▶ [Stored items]
'''
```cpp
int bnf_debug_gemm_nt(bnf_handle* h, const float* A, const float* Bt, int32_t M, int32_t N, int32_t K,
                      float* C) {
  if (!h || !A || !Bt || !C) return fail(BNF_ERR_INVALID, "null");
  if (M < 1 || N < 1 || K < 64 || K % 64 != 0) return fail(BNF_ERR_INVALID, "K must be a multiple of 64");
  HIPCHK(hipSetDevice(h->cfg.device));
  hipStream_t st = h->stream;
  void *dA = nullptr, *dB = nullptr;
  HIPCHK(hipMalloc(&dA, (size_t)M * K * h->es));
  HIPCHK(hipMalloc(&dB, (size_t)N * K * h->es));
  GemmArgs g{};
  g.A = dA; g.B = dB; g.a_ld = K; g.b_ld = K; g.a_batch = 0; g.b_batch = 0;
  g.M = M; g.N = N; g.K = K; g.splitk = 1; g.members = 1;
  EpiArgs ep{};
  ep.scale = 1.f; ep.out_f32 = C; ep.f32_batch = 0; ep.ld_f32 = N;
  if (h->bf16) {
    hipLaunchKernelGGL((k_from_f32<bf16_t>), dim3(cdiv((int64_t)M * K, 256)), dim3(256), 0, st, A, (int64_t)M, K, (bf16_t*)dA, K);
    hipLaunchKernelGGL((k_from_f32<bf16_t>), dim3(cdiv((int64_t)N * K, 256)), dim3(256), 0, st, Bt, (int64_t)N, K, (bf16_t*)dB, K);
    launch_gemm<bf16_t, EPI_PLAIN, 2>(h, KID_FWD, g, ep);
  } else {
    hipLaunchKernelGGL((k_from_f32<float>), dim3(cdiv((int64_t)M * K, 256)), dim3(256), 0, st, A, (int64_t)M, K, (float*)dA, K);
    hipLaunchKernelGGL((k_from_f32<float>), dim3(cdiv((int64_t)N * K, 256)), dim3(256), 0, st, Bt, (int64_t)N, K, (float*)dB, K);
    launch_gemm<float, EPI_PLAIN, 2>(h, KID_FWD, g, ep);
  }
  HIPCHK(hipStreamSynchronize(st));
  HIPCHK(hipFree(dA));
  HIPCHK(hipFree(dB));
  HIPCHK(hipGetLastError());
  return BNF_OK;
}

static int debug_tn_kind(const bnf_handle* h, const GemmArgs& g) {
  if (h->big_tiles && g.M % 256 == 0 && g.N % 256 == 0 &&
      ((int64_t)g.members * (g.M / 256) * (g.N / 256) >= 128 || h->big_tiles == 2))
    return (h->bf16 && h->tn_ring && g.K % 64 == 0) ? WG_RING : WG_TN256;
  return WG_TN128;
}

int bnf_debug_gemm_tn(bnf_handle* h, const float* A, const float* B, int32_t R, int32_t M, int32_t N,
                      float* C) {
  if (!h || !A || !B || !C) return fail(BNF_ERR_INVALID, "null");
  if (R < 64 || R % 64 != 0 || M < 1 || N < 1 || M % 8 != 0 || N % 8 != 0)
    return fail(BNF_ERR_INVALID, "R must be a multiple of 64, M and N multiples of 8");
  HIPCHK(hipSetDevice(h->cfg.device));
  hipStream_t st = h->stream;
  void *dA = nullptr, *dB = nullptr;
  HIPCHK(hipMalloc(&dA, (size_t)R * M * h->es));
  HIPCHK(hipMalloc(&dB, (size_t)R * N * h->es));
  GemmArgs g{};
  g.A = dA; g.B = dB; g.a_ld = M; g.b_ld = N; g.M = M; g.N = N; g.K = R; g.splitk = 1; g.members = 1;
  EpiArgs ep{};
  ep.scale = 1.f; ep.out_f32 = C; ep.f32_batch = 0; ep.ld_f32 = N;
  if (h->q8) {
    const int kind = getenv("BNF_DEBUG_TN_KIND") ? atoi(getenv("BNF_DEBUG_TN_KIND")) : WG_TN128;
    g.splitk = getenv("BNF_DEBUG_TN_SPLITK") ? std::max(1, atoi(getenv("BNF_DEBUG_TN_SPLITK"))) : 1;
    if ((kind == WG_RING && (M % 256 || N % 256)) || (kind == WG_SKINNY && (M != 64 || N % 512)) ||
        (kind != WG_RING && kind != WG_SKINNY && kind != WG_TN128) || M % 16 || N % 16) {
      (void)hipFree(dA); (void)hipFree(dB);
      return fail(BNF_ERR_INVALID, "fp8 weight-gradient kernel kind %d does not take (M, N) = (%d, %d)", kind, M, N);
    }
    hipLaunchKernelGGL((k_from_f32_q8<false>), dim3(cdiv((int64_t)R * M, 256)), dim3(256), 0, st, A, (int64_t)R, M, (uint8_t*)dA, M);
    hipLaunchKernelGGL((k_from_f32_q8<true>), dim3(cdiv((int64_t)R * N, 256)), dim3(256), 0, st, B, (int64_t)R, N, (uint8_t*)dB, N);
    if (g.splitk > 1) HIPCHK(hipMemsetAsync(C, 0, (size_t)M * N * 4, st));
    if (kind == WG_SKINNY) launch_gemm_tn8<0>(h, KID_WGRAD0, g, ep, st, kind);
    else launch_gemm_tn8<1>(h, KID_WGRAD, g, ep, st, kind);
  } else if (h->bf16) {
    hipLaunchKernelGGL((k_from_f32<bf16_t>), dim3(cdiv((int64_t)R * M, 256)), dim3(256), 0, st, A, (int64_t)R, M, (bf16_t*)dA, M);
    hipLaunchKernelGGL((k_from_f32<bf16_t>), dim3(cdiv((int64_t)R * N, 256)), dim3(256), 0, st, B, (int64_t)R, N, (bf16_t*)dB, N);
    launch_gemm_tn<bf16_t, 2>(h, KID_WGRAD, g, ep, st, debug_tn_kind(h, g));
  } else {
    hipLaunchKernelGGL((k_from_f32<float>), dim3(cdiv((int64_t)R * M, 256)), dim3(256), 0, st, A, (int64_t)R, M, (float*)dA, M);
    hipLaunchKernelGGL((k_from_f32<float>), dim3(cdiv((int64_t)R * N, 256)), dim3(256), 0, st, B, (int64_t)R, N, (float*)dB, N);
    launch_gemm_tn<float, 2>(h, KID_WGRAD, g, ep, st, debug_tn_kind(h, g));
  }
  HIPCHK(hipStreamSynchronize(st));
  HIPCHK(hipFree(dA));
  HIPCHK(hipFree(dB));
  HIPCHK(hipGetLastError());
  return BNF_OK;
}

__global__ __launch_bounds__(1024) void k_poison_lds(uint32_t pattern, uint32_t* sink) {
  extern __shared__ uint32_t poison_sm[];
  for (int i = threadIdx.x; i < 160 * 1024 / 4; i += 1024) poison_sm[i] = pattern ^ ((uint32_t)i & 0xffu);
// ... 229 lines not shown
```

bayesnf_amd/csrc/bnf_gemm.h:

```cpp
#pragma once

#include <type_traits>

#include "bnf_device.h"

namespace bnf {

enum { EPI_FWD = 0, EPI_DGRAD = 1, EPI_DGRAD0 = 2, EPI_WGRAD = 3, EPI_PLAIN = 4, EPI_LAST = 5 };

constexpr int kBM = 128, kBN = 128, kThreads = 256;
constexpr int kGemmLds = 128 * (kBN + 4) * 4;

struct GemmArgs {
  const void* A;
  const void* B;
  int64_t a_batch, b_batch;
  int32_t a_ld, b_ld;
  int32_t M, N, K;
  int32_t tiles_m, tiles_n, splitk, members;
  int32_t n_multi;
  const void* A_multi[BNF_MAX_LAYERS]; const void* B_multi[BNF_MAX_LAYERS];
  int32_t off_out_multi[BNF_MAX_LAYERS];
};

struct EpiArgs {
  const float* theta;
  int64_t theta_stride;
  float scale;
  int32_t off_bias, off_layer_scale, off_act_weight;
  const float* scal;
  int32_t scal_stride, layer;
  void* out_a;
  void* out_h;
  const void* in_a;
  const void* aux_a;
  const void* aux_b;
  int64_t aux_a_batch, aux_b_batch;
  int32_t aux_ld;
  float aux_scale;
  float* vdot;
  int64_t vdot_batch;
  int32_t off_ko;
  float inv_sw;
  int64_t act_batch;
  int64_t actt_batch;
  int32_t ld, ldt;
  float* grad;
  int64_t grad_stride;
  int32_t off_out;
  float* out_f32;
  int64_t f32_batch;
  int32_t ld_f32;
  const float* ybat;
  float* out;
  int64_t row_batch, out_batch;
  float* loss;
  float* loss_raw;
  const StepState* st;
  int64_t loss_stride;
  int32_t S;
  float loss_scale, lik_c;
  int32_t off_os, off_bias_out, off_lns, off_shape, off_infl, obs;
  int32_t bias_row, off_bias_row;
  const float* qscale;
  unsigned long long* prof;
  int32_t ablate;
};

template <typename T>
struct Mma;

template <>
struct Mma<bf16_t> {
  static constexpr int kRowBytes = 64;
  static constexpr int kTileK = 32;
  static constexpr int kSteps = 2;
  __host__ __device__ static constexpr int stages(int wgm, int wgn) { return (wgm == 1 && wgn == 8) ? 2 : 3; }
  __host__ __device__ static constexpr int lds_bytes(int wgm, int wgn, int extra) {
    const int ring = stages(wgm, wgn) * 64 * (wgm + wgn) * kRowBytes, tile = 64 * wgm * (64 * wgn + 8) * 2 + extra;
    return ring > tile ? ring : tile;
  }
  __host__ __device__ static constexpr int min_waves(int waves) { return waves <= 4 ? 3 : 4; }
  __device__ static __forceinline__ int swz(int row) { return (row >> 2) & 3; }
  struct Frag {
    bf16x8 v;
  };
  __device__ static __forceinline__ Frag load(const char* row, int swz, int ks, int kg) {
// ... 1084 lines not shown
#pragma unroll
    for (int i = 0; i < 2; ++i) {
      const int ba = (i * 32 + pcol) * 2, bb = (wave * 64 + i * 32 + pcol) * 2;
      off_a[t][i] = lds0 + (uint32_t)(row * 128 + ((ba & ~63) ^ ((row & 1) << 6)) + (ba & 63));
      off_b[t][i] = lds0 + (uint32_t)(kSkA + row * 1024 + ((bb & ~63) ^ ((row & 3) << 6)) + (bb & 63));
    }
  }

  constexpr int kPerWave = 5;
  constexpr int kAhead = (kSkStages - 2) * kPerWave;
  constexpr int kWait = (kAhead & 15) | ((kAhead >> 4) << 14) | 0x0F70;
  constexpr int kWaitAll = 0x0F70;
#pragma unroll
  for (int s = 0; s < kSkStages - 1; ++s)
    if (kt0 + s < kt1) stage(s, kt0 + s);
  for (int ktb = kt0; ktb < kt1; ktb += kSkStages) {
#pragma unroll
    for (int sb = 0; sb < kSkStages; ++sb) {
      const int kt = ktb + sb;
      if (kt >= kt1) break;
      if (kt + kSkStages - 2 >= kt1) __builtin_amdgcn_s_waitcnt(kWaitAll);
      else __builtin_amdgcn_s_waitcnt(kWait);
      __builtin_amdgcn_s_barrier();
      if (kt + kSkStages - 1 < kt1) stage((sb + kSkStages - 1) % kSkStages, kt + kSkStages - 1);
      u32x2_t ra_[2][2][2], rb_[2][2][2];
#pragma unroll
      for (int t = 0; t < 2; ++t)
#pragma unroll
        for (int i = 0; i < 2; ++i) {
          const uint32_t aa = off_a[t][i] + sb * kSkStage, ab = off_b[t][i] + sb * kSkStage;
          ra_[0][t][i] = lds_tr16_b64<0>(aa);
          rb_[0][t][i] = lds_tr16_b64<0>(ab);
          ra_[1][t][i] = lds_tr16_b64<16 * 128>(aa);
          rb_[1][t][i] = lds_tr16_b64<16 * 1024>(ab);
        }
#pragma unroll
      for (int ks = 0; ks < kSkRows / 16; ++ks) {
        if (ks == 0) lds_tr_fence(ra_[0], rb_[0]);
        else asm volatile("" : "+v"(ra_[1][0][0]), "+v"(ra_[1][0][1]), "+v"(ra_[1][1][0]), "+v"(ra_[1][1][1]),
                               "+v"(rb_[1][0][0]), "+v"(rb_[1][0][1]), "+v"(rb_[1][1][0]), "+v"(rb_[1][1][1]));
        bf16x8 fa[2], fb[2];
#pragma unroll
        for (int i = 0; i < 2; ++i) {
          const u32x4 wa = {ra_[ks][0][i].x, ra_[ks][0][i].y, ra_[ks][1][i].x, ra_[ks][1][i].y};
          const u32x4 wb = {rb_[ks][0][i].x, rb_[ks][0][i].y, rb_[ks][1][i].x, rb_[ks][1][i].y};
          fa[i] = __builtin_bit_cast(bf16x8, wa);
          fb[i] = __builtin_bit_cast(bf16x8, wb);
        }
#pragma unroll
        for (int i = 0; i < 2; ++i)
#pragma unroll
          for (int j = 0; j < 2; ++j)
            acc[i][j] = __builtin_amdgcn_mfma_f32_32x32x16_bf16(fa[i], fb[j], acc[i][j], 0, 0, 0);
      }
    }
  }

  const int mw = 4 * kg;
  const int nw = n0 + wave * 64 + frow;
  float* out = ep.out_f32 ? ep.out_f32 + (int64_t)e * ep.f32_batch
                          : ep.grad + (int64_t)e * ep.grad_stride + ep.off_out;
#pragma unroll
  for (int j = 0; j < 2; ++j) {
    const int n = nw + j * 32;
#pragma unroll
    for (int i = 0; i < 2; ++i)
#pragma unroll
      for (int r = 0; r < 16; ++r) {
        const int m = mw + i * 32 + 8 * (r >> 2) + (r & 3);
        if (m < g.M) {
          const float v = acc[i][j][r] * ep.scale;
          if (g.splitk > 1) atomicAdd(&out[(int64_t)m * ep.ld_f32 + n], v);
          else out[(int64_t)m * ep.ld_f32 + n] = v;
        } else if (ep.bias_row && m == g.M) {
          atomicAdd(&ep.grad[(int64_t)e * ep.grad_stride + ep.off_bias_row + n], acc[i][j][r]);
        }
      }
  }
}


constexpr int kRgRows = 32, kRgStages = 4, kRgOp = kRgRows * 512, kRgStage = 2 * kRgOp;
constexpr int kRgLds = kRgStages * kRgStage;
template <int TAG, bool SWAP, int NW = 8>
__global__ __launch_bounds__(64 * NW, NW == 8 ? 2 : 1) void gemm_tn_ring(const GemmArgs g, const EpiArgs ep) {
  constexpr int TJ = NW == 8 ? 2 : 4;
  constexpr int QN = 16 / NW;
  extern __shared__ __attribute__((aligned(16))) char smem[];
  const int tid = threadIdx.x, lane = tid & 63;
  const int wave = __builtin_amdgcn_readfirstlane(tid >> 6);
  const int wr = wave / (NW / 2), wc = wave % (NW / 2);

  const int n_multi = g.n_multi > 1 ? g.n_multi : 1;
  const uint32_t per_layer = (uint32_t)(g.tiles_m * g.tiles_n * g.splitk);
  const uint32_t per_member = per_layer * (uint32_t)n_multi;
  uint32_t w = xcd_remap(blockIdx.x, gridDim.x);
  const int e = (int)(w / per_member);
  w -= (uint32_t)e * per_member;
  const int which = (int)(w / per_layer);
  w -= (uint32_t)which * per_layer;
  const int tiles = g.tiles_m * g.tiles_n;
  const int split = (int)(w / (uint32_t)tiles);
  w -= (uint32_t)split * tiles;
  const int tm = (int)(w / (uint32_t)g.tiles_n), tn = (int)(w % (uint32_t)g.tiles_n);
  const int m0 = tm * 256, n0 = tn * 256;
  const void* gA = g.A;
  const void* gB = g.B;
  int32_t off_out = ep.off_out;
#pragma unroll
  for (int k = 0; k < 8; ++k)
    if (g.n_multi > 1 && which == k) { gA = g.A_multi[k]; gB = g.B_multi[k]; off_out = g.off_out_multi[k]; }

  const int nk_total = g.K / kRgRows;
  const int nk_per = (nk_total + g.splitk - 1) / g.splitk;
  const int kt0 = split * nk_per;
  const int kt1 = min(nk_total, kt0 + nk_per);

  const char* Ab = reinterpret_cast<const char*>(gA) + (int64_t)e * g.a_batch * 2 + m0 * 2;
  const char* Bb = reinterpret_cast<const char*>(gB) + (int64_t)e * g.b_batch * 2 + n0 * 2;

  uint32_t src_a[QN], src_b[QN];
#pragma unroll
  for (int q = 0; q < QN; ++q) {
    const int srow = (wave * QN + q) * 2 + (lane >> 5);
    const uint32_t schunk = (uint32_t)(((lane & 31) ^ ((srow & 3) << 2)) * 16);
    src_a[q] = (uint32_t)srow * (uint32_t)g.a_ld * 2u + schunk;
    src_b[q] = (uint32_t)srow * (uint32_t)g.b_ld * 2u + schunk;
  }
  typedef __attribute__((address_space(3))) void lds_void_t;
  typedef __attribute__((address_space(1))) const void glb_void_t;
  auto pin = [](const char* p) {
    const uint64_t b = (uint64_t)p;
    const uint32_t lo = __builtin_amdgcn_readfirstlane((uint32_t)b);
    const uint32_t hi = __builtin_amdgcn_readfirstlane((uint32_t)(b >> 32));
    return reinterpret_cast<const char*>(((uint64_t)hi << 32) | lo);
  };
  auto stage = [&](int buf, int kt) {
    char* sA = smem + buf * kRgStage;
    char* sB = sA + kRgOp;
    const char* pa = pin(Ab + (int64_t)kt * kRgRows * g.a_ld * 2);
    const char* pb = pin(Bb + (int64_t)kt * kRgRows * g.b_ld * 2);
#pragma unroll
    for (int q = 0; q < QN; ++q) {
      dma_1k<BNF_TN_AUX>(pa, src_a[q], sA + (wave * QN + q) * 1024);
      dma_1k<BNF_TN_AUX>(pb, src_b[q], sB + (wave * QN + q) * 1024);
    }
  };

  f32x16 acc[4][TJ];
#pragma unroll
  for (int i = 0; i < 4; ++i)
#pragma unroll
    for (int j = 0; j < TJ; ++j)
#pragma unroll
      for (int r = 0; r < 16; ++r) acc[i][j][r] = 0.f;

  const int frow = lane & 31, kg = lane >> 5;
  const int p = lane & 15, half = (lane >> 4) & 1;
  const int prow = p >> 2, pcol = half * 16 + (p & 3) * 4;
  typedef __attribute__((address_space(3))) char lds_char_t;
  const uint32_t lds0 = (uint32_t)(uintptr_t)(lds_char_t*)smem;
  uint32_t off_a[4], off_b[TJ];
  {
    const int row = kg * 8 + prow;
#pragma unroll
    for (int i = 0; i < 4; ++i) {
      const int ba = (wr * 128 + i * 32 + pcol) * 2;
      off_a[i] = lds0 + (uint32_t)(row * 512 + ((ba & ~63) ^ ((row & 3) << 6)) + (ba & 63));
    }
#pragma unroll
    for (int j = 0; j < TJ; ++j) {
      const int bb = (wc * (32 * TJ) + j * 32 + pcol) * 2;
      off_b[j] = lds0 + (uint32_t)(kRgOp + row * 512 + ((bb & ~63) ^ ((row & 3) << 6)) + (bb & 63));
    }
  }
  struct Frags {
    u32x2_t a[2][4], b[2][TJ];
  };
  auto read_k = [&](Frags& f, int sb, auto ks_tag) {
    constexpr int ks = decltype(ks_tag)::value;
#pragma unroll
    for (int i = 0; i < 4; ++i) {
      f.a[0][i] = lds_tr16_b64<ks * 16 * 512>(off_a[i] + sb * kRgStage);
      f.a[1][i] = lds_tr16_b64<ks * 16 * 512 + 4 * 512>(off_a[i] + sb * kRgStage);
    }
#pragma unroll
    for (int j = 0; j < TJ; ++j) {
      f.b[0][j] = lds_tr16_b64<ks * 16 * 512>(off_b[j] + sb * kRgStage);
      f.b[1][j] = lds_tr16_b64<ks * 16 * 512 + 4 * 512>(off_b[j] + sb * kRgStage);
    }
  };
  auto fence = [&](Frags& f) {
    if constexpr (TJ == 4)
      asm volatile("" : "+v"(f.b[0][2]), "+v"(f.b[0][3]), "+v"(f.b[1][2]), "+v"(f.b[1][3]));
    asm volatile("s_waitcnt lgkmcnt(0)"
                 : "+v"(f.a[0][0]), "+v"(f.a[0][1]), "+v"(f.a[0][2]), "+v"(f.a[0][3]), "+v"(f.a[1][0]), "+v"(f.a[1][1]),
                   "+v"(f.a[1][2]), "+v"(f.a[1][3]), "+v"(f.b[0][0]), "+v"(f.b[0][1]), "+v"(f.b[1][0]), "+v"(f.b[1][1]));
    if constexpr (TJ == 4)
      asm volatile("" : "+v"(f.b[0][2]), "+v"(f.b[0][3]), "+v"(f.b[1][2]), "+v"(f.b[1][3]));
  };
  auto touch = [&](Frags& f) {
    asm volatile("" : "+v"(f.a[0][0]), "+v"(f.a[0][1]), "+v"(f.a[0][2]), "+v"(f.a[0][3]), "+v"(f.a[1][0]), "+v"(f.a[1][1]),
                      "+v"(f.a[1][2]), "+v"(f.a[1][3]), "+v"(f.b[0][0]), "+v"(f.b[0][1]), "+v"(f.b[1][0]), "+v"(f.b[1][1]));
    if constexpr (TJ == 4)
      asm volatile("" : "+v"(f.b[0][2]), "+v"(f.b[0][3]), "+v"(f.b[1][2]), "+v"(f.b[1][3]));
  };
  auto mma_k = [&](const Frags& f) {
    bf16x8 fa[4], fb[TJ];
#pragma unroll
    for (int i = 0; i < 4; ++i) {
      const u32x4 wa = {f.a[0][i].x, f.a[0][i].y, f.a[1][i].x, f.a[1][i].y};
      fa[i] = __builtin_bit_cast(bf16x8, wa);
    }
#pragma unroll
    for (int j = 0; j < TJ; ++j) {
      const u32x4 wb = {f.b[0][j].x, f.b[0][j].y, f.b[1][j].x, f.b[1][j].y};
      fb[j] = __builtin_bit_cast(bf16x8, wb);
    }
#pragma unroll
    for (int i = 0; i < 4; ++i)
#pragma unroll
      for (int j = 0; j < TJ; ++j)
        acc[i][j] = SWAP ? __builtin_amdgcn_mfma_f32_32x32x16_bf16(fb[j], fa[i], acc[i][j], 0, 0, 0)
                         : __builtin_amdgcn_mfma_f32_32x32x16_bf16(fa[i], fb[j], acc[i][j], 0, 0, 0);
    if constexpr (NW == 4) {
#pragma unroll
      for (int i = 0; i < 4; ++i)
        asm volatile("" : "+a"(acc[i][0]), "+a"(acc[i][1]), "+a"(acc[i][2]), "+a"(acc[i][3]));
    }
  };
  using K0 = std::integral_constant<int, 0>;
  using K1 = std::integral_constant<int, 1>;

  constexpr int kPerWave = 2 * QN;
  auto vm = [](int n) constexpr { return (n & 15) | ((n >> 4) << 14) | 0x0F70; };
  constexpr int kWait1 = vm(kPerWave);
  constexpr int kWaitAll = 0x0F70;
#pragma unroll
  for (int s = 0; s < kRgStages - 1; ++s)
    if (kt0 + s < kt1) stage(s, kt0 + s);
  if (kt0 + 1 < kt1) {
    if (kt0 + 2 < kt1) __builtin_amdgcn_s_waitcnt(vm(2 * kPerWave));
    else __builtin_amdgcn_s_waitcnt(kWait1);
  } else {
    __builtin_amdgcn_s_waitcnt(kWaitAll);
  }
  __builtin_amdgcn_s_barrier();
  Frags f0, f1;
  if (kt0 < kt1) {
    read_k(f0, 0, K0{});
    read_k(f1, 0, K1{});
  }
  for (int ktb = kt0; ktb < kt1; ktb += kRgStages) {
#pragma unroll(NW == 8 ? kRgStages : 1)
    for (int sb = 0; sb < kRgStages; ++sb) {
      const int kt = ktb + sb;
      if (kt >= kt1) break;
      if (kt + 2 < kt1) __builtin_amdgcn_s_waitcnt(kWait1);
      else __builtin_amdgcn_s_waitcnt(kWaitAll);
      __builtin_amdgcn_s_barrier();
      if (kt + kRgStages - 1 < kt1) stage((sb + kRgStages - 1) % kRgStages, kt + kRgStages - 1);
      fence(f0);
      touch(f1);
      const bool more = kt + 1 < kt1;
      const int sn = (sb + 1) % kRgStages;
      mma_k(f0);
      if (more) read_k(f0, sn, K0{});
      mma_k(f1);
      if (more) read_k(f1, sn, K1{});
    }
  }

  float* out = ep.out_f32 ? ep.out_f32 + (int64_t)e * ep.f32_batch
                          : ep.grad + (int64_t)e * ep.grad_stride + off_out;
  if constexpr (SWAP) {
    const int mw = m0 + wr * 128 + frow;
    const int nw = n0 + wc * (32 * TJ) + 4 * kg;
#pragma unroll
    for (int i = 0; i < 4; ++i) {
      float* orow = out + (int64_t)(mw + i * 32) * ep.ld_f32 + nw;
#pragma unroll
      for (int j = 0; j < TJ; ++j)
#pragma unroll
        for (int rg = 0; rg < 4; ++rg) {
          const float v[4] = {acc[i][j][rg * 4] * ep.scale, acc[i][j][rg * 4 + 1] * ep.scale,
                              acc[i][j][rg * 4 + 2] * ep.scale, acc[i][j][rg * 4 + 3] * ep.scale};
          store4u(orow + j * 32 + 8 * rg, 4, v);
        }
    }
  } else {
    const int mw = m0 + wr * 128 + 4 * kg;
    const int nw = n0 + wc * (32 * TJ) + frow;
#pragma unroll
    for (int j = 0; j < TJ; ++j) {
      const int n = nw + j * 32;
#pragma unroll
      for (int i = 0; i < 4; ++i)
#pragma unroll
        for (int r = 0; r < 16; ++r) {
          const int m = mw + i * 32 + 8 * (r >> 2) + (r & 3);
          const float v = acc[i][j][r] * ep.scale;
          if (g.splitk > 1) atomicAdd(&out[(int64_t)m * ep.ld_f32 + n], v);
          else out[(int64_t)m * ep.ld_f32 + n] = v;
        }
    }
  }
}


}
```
'''
▶ [Exercise description]
Check each line above for "kRgOp" and return the ones that have it.

▶ [Written solution]
constexpr int kRgRows = 32, kRgStages = 4, kRgOp = kRgRows * 512, kRgStage = 2 * kRgOp;
    char* sB = sA + kRgOp;
      off_b[j] = lds0 + (uint32_t)(kRgOp + row * 512 + ((bb & ~63) ^ ((row & 3) << 6)) + (bb & 63));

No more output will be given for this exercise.